The format of the organizations.csv should look like this:
name |
---|
Apple Inc. |
New York Public Library |
Library of Congress |
You can run this script by typing python viafReconciliationPeople.py
in cygwin/the Mac terminal. Remember that you need to be running cygwin/the Mac terminal from the directory where the script and your organizations.csv is saved. An output file named viafCorporateResults.csv will appear in the same directory, which you can post to ASpace using postVIAFOrganizations.py.
This script looks for the CSV called viafCorporateResults.csv created by running viafReconciliationCorporate.py, converts those reults to JSON on the fly, and then posts the resulting corporate agent records to ArchivesSpace as new records (note: this script does not edit pre-existing agent records, though that is possible with a script that first GETs the agents you have, runs them through the VIAF reconciliation, and then posts them back [saying all that isn't helpful if you don't have a script that does so, but that's how you start to game out what you need]).
You can run this script by typing python postVIAFOrganizations.py
in cygwin/the Mac terminal. Remember that you need to be running cygwin/the Mac terminal from the directory where the script and your viafCorporateResults.csv is saved.
Generate a CSV of all AOs from a particular resource using agentarchives.
Generate a CSV of the titles of all AOs from a particular resource using agentarchives.
Link a single container profile to all top_containers in a particular resource.
Simple script to get from an endpoint (currently accessions).
Post contents of a jsonfile.
Post contents of a jsonfile.
Suppress enumeration values as identified in an external json file.
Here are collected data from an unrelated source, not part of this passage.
enum ProfClass { P_QKV = 0, P_PROJ, P_FC1, P_FC2, P_ATTN_S, P_ATTN_T, P_LN, P_LN2, P_EMBED, P_HEAD, P_TIME, P_OTHER,
                 T_LINEAR, T_WGRAD, T_ATTN_FWD_S, T_ATTN_FWD_T, T_ATTN_BQ_S, T_ATTN_BQ_T, T_ATTN_BKV_S, T_ATTN_BKV_T, T_OPERAND,
                 T_LN_FWD, T_LN_BWD, T_OTHER,
                 P_EMPTY };
static_assert(P_EMPTY + 1 == D3DP_PROFILE_CLASSES, "include/d3dp_hip.h: D3DP_PROFILE_CLASSES");

struct BlockDev {
  const float *n1w, *n1b, *n2w, *n2b, *qkv_b, *proj_b, *fc1_b, *fc2_b;
  const void *qkv_w, *proj_w, *fc1_w, *fc2_w;
  float qkv_u = 1.f, proj_u = 1.f, fc1_u = 1.f, fc2_u = 1.f;
  const float* fc1_c12 = nullptr;
  float s_kv = kActScale, s_h = kActScale;
  const float* proj_bgb = nullptr;
  int r_qkv = 0, r_proj = 0, r_h = 0, r_fc2 = 0;
};
constexpr int kFast16MaxShift = 8;

constexpr size_t kAlign = 256;
inline size_t align_up(size_t v) { return (v + kAlign - 1) / kAlign * kAlign; }

enum class AttnRoute { X2, FAST_SPATIAL, FAST_WHOLE_SEQ, F32_TEMPORAL, ROWS };
inline bool train_attn_head_dim(int hd) { return mfma_head_dim(hd) || hd == 24 || hd == 40 || hd == 48 || hd == 56; }
AttnRoute attn_route(int mode, int exact_impl, int hd, int frames, int joints, bool long_rows, int axis);

struct d3dp_ctx : CtxPlan {
  d3dp_cfg cfg{};
  int device = 0;
  bool weights_set = false;
  float range_bound = 0.f;
  unsigned* d_flag = nullptr;
  char* arena = nullptr;
  size_t arena_bytes = 0;
  const float *spos = nullptr, *tpos = nullptr, *ew = nullptr, *eb = nullptr, *freq = nullptr, *t1w = nullptr,
              *t1b = nullptr, *t3w = nullptr, *t3b = nullptr, *snw = nullptr, *snb = nullptr, *tnw = nullptr,
              *tnb = nullptr, *hnw = nullptr, *hnb = nullptr, *hw = nullptr, *hb = nullptr;
  std::vector<BlockDev> ste, tte;
  bool prof = false;
  struct Ev { hipEvent_t a, b; int cls; };
  std::vector<Ev> pool;
  size_t used = 0;
  int64_t counts[D3DP_PROFILE_CLASSES] = {0};
  double total_ms[D3DP_PROFILE_CLASSES] = {0};

  bool fast16() const { return cfg.mode == D3DP_MODE_FAST16; }
  bool fast() const { return cfg.mode == D3DP_MODE_FAST || fast16(); }
  int fast_f16 = 0;
  float fast_bound = 0.f;
  int exact_impl = 0;
  bool impl_fallback = false;
  bool train() const { return cfg.mode == D3DP_MODE_TRAIN; }
  bool exact() const { return !fast() && !train(); }
  bool x2() const { return exact() && exact_impl == 0; }
  int cp() const { return hdp ? cfg.heads * hdp : cfg.channels; }
  int attn_cols() const { return hdp && (fast() || exact_impl == 0) ? cp() : cfg.channels; }
  AttnRoute route(int axis) const {
    return attn_route(cfg.mode, exact_impl, attn_cols() / cfg.heads, cfg.frames, cfg.joints, long_rows, axis);
  }
  bool x2_attn() const { return route(0) == AttnRoute::X2; }
  bool fold_resid() const { return x2() && fold; }
  bool fold_ln() const { return fold_resid() && fold_ln_on && 2 * cfg.hidden <= 2048; }
  bool defer_norm() const {
    return fold_resid() && defer && !fold_ln() && skew_d == 0 && pingpong == 0 && cfg.channels >= 96 && 3 * cfg.channels <= 2048 && !hdp;
  }
  bool skew() const { return x2_attn() && skew_d > 0 && cfg.channels >= 128 * skew_d; }
  int seq_pitch() const {
    const int fj = cfg.frames * cfg.joints;
    return (pad_override < 0 ? skew() : (pad_override > 0 && x2_attn())) ? (fj + 63) / 64 * 64 : fj;
  }
  hipStream_t aux = nullptr;
  hipEvent_t ev_fork = nullptr, ev_done[2] = {nullptr, nullptr};
  bool x3() const { return exact() && exact_impl == 1; }
  int act() const { return fast() ? (fast_f16 ? 4 : 1) : (x3() ? 2 : (x2() ? 3 : 0)); }
  size_t act_size() const { return fast() ? 2 : (x3() ? 6 : 4); }
  size_t wide_size() const { return fast() ? 2 : 4; }
  size_t y_size() const { return fast() ? 2 : 4; }
  int chunk() const { return cfg.chunk_seqs != 0 ? std::abs(cfg.chunk_seqs) : (exact() ? 31 : 15); }
  int n_cu = 0;
  std::vector<int> plan_cache;
  int plan_total = -1;
  const std::vector<int>& plan(int total) {
    if (total == plan_total) return plan_cache;
    const int cap = std::min(chunk(), total), SP = seq_pitch();
    plan_cache.clear();
    plan_total = total;
    if (!x2() || cfg.chunk_seqs < 0 || n_cu <= 0) {
      for (int s0 = 0; s0 < total; s0 += cap) plan_cache.push_back(std::min(cap, total - s0));
      return plan_cache;
    }
    const long tn[4] = {(3 * attn_cols() + 127) / 128, (cfg.channels + 127) / 128, (cfg.hidden + 127) / 128,
                        (cfg.channels + 127) / 128};
    const long kd[4] = {cfg.channels, attn_cols(), cfg.channels, cfg.hidden};
    const bool sk[4] = {skew(), false, skew(), false};
    std::vector<double> cost(cap + 1, 0.0);
    for (int n = 1; n <= cap; ++n) {
      const long R = ((long)n * SP + 255) / 256;
      for (int k = 0; k < 4; ++k) {
        const long Q = n_cu / tn[k];
        if (sk[k] && Q >= 1) cost[n] += ((double)((R + std::min(Q, R) - 1) / std::min(Q, R)) + 3.0 * skew_d * 32.0 / (double)kd[k]) * (double)kd[k];
        else cost[n] += (double)((R * tn[k] + n_cu - 1) / n_cu) * (double)kd[k];
      }
      cost[n] += 1e-3 * (double)kd[0];
    }
    std::vector<double> best(total + 1, 1e300);
    std::vector<int> pick(total + 1, 0);
    best[0] = 0.0;
    for (int b = 1; b <= total; ++b)
      for (int n = 1; n <= std::min(cap, b); ++n)
        if (best[b - n] + cost[n] < best[b]) { best[b] = best[b - n] + cost[n]; pick[b] = n; }
    for (int b = total; b > 0; b -= pick[b]) plan_cache.push_back(pick[b]);
    return plan_cache;
  }

  int flush_events() {
    for (size_t i = 0; i < used; ++i) {
      if (hipEventSynchronize(pool[i].b) != hipSuccess) return -1;
      float ms = 0.f;
      if (hipEventElapsedTime(&ms, pool[i].a, pool[i].b) != hipSuccess) return -1;
      counts[pool[i].cls]++;
      total_ms[pool[i].cls] += ms;
    }
    used = 0;
    return 0;
  }
  int begin(int cls, hipStream_t st) {
    if (!prof) return -1;
    if (used == pool.size()) {
      if (pool.size() >= 32768) { if (flush_events() != 0) return -1; }
      else {
        Ev e{};
        if (hipEventCreateWithFlags(&e.a, hipEventDisableSystemFence) != hipSuccess || hipEventCreateWithFlags(&e.b, hipEventDisableSystemFence) != hipSuccess) return -1;
        pool.push_back(e);
      }
    }
    pool[used].cls = cls;
    (void)hipEventRecord(pool[used].a, st);
    return (int)used++;
  }
  void end(int slot, hipStream_t st) {
    if (slot >= 0) (void)hipEventRecord(pool[slot].b, st);
  }
};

Scripts used at Beyond the Basics ArchivesSpace Skill Share on Oct. 17
A sample file of JSON data that can be used with the postAgents.py script to create ArchiveSpace Agent records via the ArchivesSpace API.
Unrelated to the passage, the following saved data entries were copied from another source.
__global__ __launch_bounds__(256) void reduce128_stage1(BwdArgs A, int nslabs, int per) {
    const int tile = blockIdx.x, part = blockIdx.y, s0 = part * per, s1 = (s0 + per < nslabs) ? s0 + per : nslabs;
    if (s0 >= s1) return;
    float *base = A.f.slabs + (long long)tile * 1024 + threadIdx.x * 4;
    f32x4 sum = *reinterpret_cast<const f32x4 *>(base + (long long)s0 * SLAB_FLOATS128);
    for (int wg = s0 + 1; wg < s1; ++wg) {
        const f32x4 v = *reinterpret_cast<const f32x4 *>(base + (long long)wg * SLAB_FLOATS128);
#pragma unroll
        for (int e = 0; e < 4; ++e) sum[e] += v[e];
    }
    *reinterpret_cast<f32x4 *>(base + (long long)s0 * SLAB_FLOATS128) = sum;
}

template <int DEPTH>
__global__ __launch_bounds__(256) void reduce128_kernel(BwdArgs A, int nslabs, int step) {
    const int tile = blockIdx.x, tid = threadIdx.x, g4 = tid >> 6, lane = tid & 63, hh = lane >> 5, col = lane & 31;
    const float *src = A.f.slabs + (long long)tile * 1024 + g4 * 256 + lane * 4;
    f32x4 sum = {0.f, 0.f, 0.f, 0.f};
    for (int wg = 0; wg < nslabs; wg += step) {
        const f32x4 v = *reinterpret_cast<const f32x4 *>(src + (long long)wg * SLAB_FLOATS128);
#pragma unroll
        for (int e = 0; e < 4; ++e) sum[e] += v[e];
    }
    const int WT = A.width_true;
    const float *wout = reinterpret_cast<const float *>(A.f.packed + A.f.wout_off);
    if (tile == 64) {
        if (tid == 32) A.dparams[A.bias_off[DEPTH]] = (sum[0] + sum[1]) + (sum[2] + sum[3]);
        return;
    }
    int l, m, n;
    if (tile >= 60) { l = 0; m = tile - 60; n = 4; }
    else { l = 1 + tile / 20; m = (tile % 20) / 5; n = tile % 5; }
    if (l >= DEPTH) return;
    const bool skip = (A.f.skip_mask >> l) & 1;
    const bool fold = l == DEPTH - 1 && bhn_folds_wout(BHN_BF16, DEPTH);
    if (l == DEPTH - 1) {
        const char *wimg = A.f.packed + A.f.fwd_off + (size_t)(1 + (l - 1) * MT + m) * CB;
        const float *bias = reinterpret_cast<const float *>(A.f.packed + A.f.bias_off) + l * 128;
        float *scr = reinterpret_cast<float *>(A.tape + A.t.scratch_off) + n * 128;
        const int q = n < 4 ? 32 * n + virt_feature(col) : virt_feature(col);
        const int fr = n < 4 ? q >> 4 : KS + (q >> 4), ph = q & 15, h2 = (ph >> 2) & 1, jj = (ph & 3) + 4 * (ph >> 3);
#pragma unroll
        for (int e = 0; e < 4; ++e) {
            const int v = e + 8 * g4 + 4 * hh, i = virt_feature(v);
            float wq;
            if (n == 4 && q == 31) wq = bias[32 * m + i];
            else if (n == 4 && !skip) wq = 0.f;
            else wq = (float)reinterpret_cast<const __bf16 *>(wimg + fr * 1024 + (i + 32 * h2) * 16)[jj];
            float part = wq * sum[e];
#pragma unroll
            for (int o2 = 16; o2 > 0; o2 >>= 1) part += __shfl_xor(part, o2, 64);
            if (col == 0) scr[32 * m + i] = part;
        }
        __shared__ unsigned ticket;
        __threadfence();
        __syncthreads();
        unsigned *count = reinterpret_cast<unsigned *>(reinterpret_cast<float *>(A.tape + A.t.scratch_off) + 5 * 128);
        if (tid == 0) ticket = atomicAdd(count, 1u);
        __syncthreads();
        if (ticket == 4 * 5 - 1) {
            __threadfence();
            const volatile float *all = reinterpret_cast<const volatile float *>(A.tape + A.t.scratch_off);
            if (tid < 128) {
                float s = all[tid];
#pragma unroll
                for (int k = 1; k < 5; ++k) s += all[k * 128 + tid];
                if (tid < WT) A.dparams[A.kernel_off[DEPTH] + tid] = s;
            }
        }
    }
    long long kin = -1;
    bool is_bias = false;
    if (n < 4) {
        const int k = 32 * n + virt_feature(col);
        if (k < WT) kin = k;
    } else {
        const int slot = virt_feature(col);
        if (slot == 31) is_bias = true;
        else {
            const int fe = bhn_enc_slot_feature(slot, A.f.deg);
            if (fe >= 0 && (l == 0 || skip)) kin = (l == 0 ? 0 : WT) + fe;
        }
    }
    if (kin < 0 && !is_bias) return;
#pragma unroll
    for (int e = 0; e < 4; ++e) {
        const int v = e + 8 * g4 + 4 * hh;
        const int o = 32 * m + virt_feature(v);
        if (o >= WT) continue;
        float val = sum[e];
        if (fold) val *= wout[o];
        A.dparams[is_bias ? A.bias_off[l] + o : A.kernel_off[l] + kin * WT + o] = val;
    }
}

}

This script differs from the postArchivalObjects.py script because it posts new records to ArchivesSpace rather than overwriting existing records based on their "uri." This script requires a JSON file of agent data to be placed in the same directory as the script you will be running, in this case, the agent data is contained in "thecaptains.json." This JSON file contains the minimum number of properties that are required to create an agent record through the API. If you try POST to a JSON file that does that conform to ArchivesSpace's requirements, the API will provide an error message that details what required properties are missing.
You can try this easy script (which makes no changes to any data). This script will authenticate with the API and then download all of ArchiveSpace's archival objects to a JSON file called "archival_objects.json."
Note: The "page_size" is set to 3000, but ArchivesSpace's configuration defaults to 250 . To set this within the demo, go to Files (looks like a file drawer) > archivesspace > config and look for the lines that say
#AppConfig[:default_page_size] = 10
#AppConfig[:max_page_size] = 250
(Note that a # in this case comments these lines out, so you must remove the # to enable this configuration).
After downloading the archival objects to a JSON file "archival_objects.json" with the getArchivalObjects.py script, users can edit the JSON file and post the changes back into ArchivesSpace using this postArchivalObjects.py script. The "archival_objects.json" file needs to be in the same directory as postArchivalObjects.py for the script to work. The script matches each archival object based on the "uri" property and overwrites the current ArchivesSpace archival object record with the archival object record contained in the "archival_objects.json." The "lock_version" will also need to match between the two archival objects records or the record will not be overwritten. The lock version changes every time you modify the record to prevent users from overwriting new data with old data. This built-in failsafe is a good one, but it is something to remember and plan for.